The otter statue is close to the footbridge over the river that runs parallel to the old stone bridge, still used by traffic, but effectively single file for modern vehicles.

My OS map shows the Ceredigion Coast Path following the Teifi very closely, but the Wales Coast Path zig-zags through lanes and fields a short way from the shore.  Maybe there have been access problems on the old route, or maybe the Wales Coast Path planners thought the shore route too easy.

2013-06-21 13.13.53Both routes take you to St Dogmaels, where you can see the ruins of a Norman Abbey, itself built on the set of a fifth century monastery.  While Cardigan, a mile away, was the administrative and military centre with its castle, St Dogmaels was the religious centre of the area.

Beyond St Dogmaels, the path follows along beside the river passing the ‘Answer Stone‘ or ‘Blessing Stone‘, believed to be the capstone of a dolmen, where fishing boats were blessed by the Abbot of St Dogmaels.
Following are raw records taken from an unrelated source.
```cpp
extern "C" int kmg_lloyd_init_centroids(kmg_lloyd *s, const uint8_t *d_rgba, uint32_t w, uint32_t h, void *stream)
try {
    if (!s || !d_rgba || !w || !h) return fail(KMG_ERR_INVALID_ARGUMENT, "bad init_centroids arguments");
    HIP_TRY(hipSetDevice(s->p->device));
    const uint64_t n = (uint64_t)w * h;
    if (n > 0xFFFFFFFFull) return fail(KMG_ERR_UNSUPPORTED, "image has more than 2^32-1 pixels");
    s->tab.tables_valid = false;
    const int32_t x0 = (int32_t)((float)w * 0.5625f);
    const int32_t y0 = (int32_t)((float)h * 0.93359375f);
    const uint64_t i0 = (uint64_t)y0 * w + (uint64_t)x0;
    const uint32_t *rgba = (const uint32_t *)d_rgba;
    HIP_TRY(launch_init_first(rgba, i0, s->p->d_lut, s->d_cent, s->d_key, S(stream)));
    if (s->k == 1 && s->tab.rgba == d_rgba) s->tab.rgba = nullptr;
    if (s->k > 1) {
        int rc;
        bool colours = false;
        if ((rc = init_over_colours(s, d_rgba, n, 0, &colours, stream)) != KMG_OK) return rc;
        if (!colours && s->dist_cap < n) {
            if (s->d_dist) {
                HIP_TRY(hipStreamSynchronize(S(stream)));
                HIP_TRY(hipFree(s->d_dist));
                s->d_dist = nullptr; s->dist_cap = 0; s->dist_blk_cap = 0;
// ... 338 lines not shown
    drop_events(s);
    return KMG_OK;
}
KMG_ABI_CATCH

extern "C" int kmg_lloyd_update(kmg_lloyd *s, const int64_t *d_acc4, void *stream)
try {
    if (!s || !d_acc4) return fail(KMG_ERR_INVALID_ARGUMENT, "bad update arguments");
    HIP_TRY(hipSetDevice(s->p->device));
    s->tab.tables_valid = false;
    PROF_LAUNCH(s, KMG_K_UPDATE, S(stream), launch_update(d_acc4, s->k, s->p->opt.convergence, s->d_cent, s->d_nconv, S(stream)));
    return KMG_OK;
}
KMG_ABI_CATCH

static int assign_update_impl(kmg_lloyd *s, const uint8_t *d_rgba, uint64_t n, uint32_t *d_labels, int64_t *d_acc4,
                              int do_update, void *stream, bool defer_entries)
{
    if (!s || !d_rgba || n == 0 || !d_acc4) return fail(KMG_ERR_INVALID_ARGUMENT, "bad assign_update arguments");
    HIP_TRY(hipSetDevice(s->p->device));
    if (table_bound(s, d_rgba, n)) return table_assign(s, d_rgba, n, d_labels, d_acc4, 1u, S(stream), do_update != 0, defer_entries);
    int rc;
    if ((rc = assign_pass(s, d_rgba, n, d_labels, true, S(stream))) != KMG_OK) return rc;
    if (reduce_update_fits(s->last_rows, s->k)) {
        if (do_update) s->tab.tables_valid = false;
        PROF_LAUNCH(s, KMG_K_REDUCE, S(stream), launch_reduce_update(s->d_partials, s->last_rows, s->k, d_acc4, do_update, s->p->opt.convergence,
                                                                    s->d_cent, s->d_nconv, S(stream)));
        return KMG_OK;
    }
    PROF_LAUNCH(s, KMG_K_REDUCE, S(stream), launch_reduce_partials(s->d_partials, s->last_rows, s->k, d_acc4, S(stream)));
    return do_update ? kmg_lloyd_update(s, d_acc4, stream) : KMG_OK;
}

extern "C" int kmg_lloyd_assign_update(kmg_lloyd *s, const uint8_t *d_rgba, uint64_t n, uint32_t *d_labels, int64_t *d_acc4,
                                       int do_update, void *stream)
try {
    return assign_update_impl(s, d_rgba, n, d_labels, d_acc4, do_update, stream, false);
}
KMG_ABI_CATCH

extern "C" int kmg_lloyd_iterate(kmg_lloyd *s, const uint8_t *d_rgba, uint64_t n, uint32_t *d_labels, int64_t *d_acc4,
                                 int update_first, void *stream)
try {
    if (!s || !d_rgba || n == 0 || !d_acc4) return fail(KMG_ERR_INVALID_ARGUMENT, "bad iterate arguments");
    HIP_TRY(hipSetDevice(s->p->device));
    int rc;
    if (!table_bound(s, d_rgba, n) || !d_labels) {
        if (update_first && (rc = kmg_lloyd_update(s, d_acc4, stream)) != KMG_OK) return rc;
        return kmg_lloyd_assign_accumulate(s, d_rgba, n, d_labels, d_acc4, stream);
    }
    hipStream_t st = S(stream);
    ColourTable &t = s->tab;
    if (t.d_work_share) return fail(KMG_ERR_INVALID_ARGUMENT, "iterate: a cell share is set (kmg_lloyd_set_cell_share)");
    if (!s->side) {
        int least = 0, greatest = 0;
        HIP_TRY(hipDeviceGetStreamPriorityRange(&least, &greatest));
        HIP_TRY(hipStreamCreateWithPriority(&s->side, hipStreamNonBlocking, greatest));
        HIP_TRY(hipEventCreateWithFlags(&s->ev_cube, hipEventDisableTiming));
        HIP_TRY(hipEventCreateWithFlags(&s->ev_lab[0], hipEventDisableTiming));
        HIP_TRY(hipEventCreateWithFlags(&s->ev_lab[1], hipEventDisableTiming));
    }
    const size_t sub_bytes = sub_table_bytes();
    if (!t.d_colour_labels_alt) {
        const size_t lab_bytes = (size_t)(s->k <= 256 ? 1 : 2) << 24;
        HIP_TRY(block_take(s->p, pad256(lab_bytes) + pad256(sub_bytes), &t.blk_alt, &t.blk_alt_cap));
        size_t off = 0;
        t.d_colour_labels_alt = carve(t.blk_alt, off, lab_bytes);
        t.d_sub_alt = (uint16_t *)carve(t.blk_alt, off, sub_bytes);
        HIP_TRY(hipMemsetAsync(t.d_sub_alt, 0xFF, sub_bytes, st));
    }
    std::swap(t.d_colour_labels, t.d_colour_labels_alt);
    std::swap(t.d_sub, t.d_sub_alt);
    s->set ^= 1;
    t.tables_valid = false;
    t.bound_by_init = false;
    auto issue = [&]() -> int {
        if (s->lab_pending[s->set]) {
            HIP_TRY(hipStreamWaitEvent(st, s->ev_lab[s->set], 0));
            s->lab_pending[s->set] = false;
        }
        if (update_first)
            PROF_LAUNCH(s, KMG_K_UPDATE, st, launch_update(d_acc4, s->k, s->p->opt.convergence, s->d_cent, s->d_nconv, st));
        HIP_TRY(hipMemsetAsync(d_acc4, 0, sizeof(int64_t) * 4ull * s->k, st));
        const CubeBalance bal = next_balance(t, t.d_work);
        PROF_LAUNCH(s, KMG_K_CUBE, st, launch_cube(t.d_hist, t.d_agg, t.d_sub_agg, t.d_occ, t.d_work, s->p->d_bounds, s->p->d_sub_bounds,
                                                   s->d_cent, s->k, s->p->d_lab_table, t.d_masks, t.d_cell_work, t.d_colour_labels, t.d_sub,
                                                   d_acc4, 1u, t.n_hot ? kCubeHot : 0u, nullptr, st, nullptr, affine_for(s->p, s->k, st), &bal));
        return KMG_OK;
    };
    if ((rc = issue()) != KMG_OK) {
        std::swap(t.d_colour_labels, t.d_colour_labels_alt);
        std::swap(t.d_sub, t.d_sub_alt);
        s->set ^= 1;
        return rc;
    }
    t.tables_valid = true;
    t.entries_valid = true;
    HIP_TRY(hipEventRecord(s->ev_cube, st));
    HIP_TRY(hipStreamWaitEvent(s->side, s->ev_cube, 0));
    PROF_LAUNCH(s, KMG_K_LABELS, s->side, launch_labels((const uint32_t *)d_rgba, n, t.d_colour_labels, t.d_sub, s->k, nullptr,
                                                        d_labels, s->side, s->reserve_cus, t.n_hot ? t.d_work + kCells + 1 : nullptr));
    HIP_TRY(hipEventRecord(s->ev_lab[s->set], s->side));
    s->lab_pending[s->set] = true;
    return KMG_OK;
}
KMG_ABI_CATCH

extern "C" int kmg_lloyd_flush(kmg_lloyd *s, void *stream)
try {
    if (!s) return fail(KMG_ERR_INVALID_ARGUMENT, "bad flush arguments");
    HIP_TRY(hipSetDevice(s->p->device));
    return side_flush(s, S(stream));
}
KMG_ABI_CATCH

extern "C" int kmg_lloyd_converged_count(kmg_lloyd *s, uint32_t *count, void *stream)
try {
    if (!s || !count) return fail(KMG_ERR_INVALID_ARGUMENT, "bad converged_count arguments");
    HIP_TRY(hipSetDevice(s->p->device));
    if (s->h_slot) {
        HIP_TRY(hipMemcpyAsync(s->h_slot, s->d_nconv, sizeof(uint32_t), hipMemcpyDeviceToHost, S(stream)));
        HIP_TRY(hipStreamSynchronize(S(stream)));
        *count = *static_cast<const volatile uint32_t *>(s->h_slot);
        return KMG_OK;
    }
    HIP_TRY(hipMemcpyAsync(count, s->d_nconv, sizeof(uint32_t), hipMemcpyDeviceToHost, S(stream)));
    HIP_TRY(hipStreamSynchronize(S(stream)));
    return KMG_OK;
}
KMG_ABI_CATCH

extern "C" int kmg_lloyd_run(kmg_lloyd *s, const uint8_t *d_rgba, uint64_t n, uint32_t *d_labels,
                             uint32_t *iterations, void *stream)
try {
    if (!s || !d_rgba || n == 0) return fail(KMG_ERR_INVALID_ARGUMENT, "bad lloyd_run arguments");
    if (s->tab.d_work_share && table_bound(s, d_rgba, n))
        return fail(KMG_ERR_INVALID_ARGUMENT, "lloyd_run: a cell share is set (kmg_lloyd_set_cell_share): the loop would update from one share's sums");
    const kmg_options &o = s->p->opt;
    int rc;
    const bool callers = table_bound(s, d_rgba, n) && s->tab.bound_by_caller;
    if (!callers)
        if ((rc = prepare_impl(s, d_rgba, n, 0, nullptr, stream, false)) != KMG_OK) return rc;
    const bool table = table_bound(s, d_rgba, n);
    uint32_t *loop_labels = table ? nullptr : d_labels;
    auto checked = [&](uint32_t it) { return it > 0 && it % o.check_period == 0; };
    if (!table && assign_loop_fits(n) && assign_loop_scratch_bytes(s->k) <= sizeof(int64_t) * 4ull * s->k * 2048ull) {
        hipStream_t st = S(stream);
        if ((rc = side_flush(s, st)) != KMG_OK) return rc;
        int64_t *acc3[3] = {s->d_partials, s->d_partials + 4ull * s->k, s->d_partials + 8ull * s->k};
        Centroid *cur = s->d_cent, *alt = reinterpret_cast<Centroid *>(s->d_partials + 12ull * s->k);
        HIP_TRY(hipMemsetAsync(s->d_partials, 0, sizeof(int64_t) * 12ull * s->k, st));
        const uint32_t *px = (const uint32_t *)d_rgba;
        s->tab.tables_valid = false;
        PROF_LAUNCH(s, KMG_K_ASSIGN, st, launch_assign_loop(px, n, cur, alt, s->k, s->p->d_lut, d_labels, nullptr, acc3[0], acc3[1], 0,
                                                          o.convergence, s->d_nconv, st));
        uint32_t it = 0;
        for (it = 0; it < o.max_iterations; ++it) {
            const uint32_t l = it + 1u;
            PROF_LAUNCH(s, KMG_K_ASSIGN, st, launch_assign_loop(px, n, cur, alt, s->k, s->p->d_lut, d_labels, acc3[(l + 2u) % 3u], acc3[l % 3u],
                                                              acc3[(l + 1u) % 3u], 1, o.convergence, s->d_nconv, st));
            std::swap(cur, alt);
            if (checked(it)) {
                uint32_t conv = 0;
                if ((rc = kmg_lloyd_converged_count(s, &conv, stream)) != KMG_OK) return rc;
                if (conv >= s->k) {
                    if (log_debug()) fprintf(stderr, "[kmeans_hip] We have convergence, checked at iteration %u\n", it);
                    break;
                }
            }
        }
// ... 39 lines not shown
```

### kmeans-gpu_amd/csrc/kmg_state.h

```cpp
#pragma once

#include <hip/hip_runtime.h>

#include <stdarg.h>
#include <stdio.h>
#include <stdlib.h>
#include <string.h>

#include <algorithm>
#include <atomic>
#include <chrono>
#include <exception>
#include <mutex>
#include <thread>
#include <new>
#include <vector>

#include "kmg_color.h"
#include "kmg_internal.h"
#include "kmg_kernels.h"
#include "kmg_octree.h"
#include "kmg_table.h"

using namespace kmg;

#define HIP_TRY(expr)                                                                          \
    do {                                                                                       \
        hipError_t e_ = (expr);                                                                \
        if (e_ != hipSuccess)                                                                  \
            return fail(e_ == hipErrorOutOfMemory ? KMG_ERR_OUT_OF_MEMORY : KMG_ERR_HIP,       \
                        "%s failed: %s (%s:%d)", #expr, hipGetErrorString(e_), __FILE__, __LINE__); \
    } while (0)

#define PROF_LAUNCH(s_, id_, st_, expr)                                                        \
    do {                                                                                       \
        if ((s_)->prof & (1u << (id_))) {                                                      \
            ProfEvent pe_; pe_.id = (id_);                                                     \
            if ((s_)->pool.size() >= 2) {                                                      \
                pe_.e0 = (s_)->pool.back(); (s_)->pool.pop_back();                             \
                pe_.e1 = (s_)->pool.back(); (s_)->pool.pop_back();                             \
            } else {                                                                           \
                HIP_TRY(hipEventCreate(&pe_.e0)); HIP_TRY(hipEventCreate(&pe_.e1));            \
            }                                                                                  \
            HIP_TRY(hipEventRecord(pe_.e0, (st_)));                                            \
            HIP_TRY(expr);                                                                     \
            HIP_TRY(hipEventRecord(pe_.e1, (st_)));                                            \
            (s_)->events.push_back(pe_);                                                       \
        } else {                                                                               \
            HIP_TRY(expr);                                                                     \
        }                                                                                      \
    } while (0)
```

Also at St Dogmaels, just past a flag-draped mermaid, is the plaque and plinth declaring the official start of the Pembroke Coast Path. The plaque has a footstep marked on it, and I place my booted foot beside it.

2013-06-21 13.27.30And it had started to rain, not hard but slow dampening drizzle.

Getting increasingly damp, I decided to take a half pint at the Webley Arms, which I thought the last point of refreshment before Newport, although I later realised there is a café, maybe half a mile further, before the road climbs away from the river and sea.

When I came in, the bar was empty, but then three young men came in and this was when I overheard the words. He was talking abut the problems of having recently moved to the area, and his colleagues sympathised, and also talked about winter employment, and going away for the winter to do seasonal work in ski resorts.

It seems transhumance is not uncommon in West Wales, both the ‘summer by the sea and winter inland’ of the retirees in New Quay and this seasonal search for employment. Four thousand years previously, Neolithic tribes would have moved camps depending on when different foodstuffs became available, and the seasonal movements of the animals they hunted, and in West Wales not so much has changed.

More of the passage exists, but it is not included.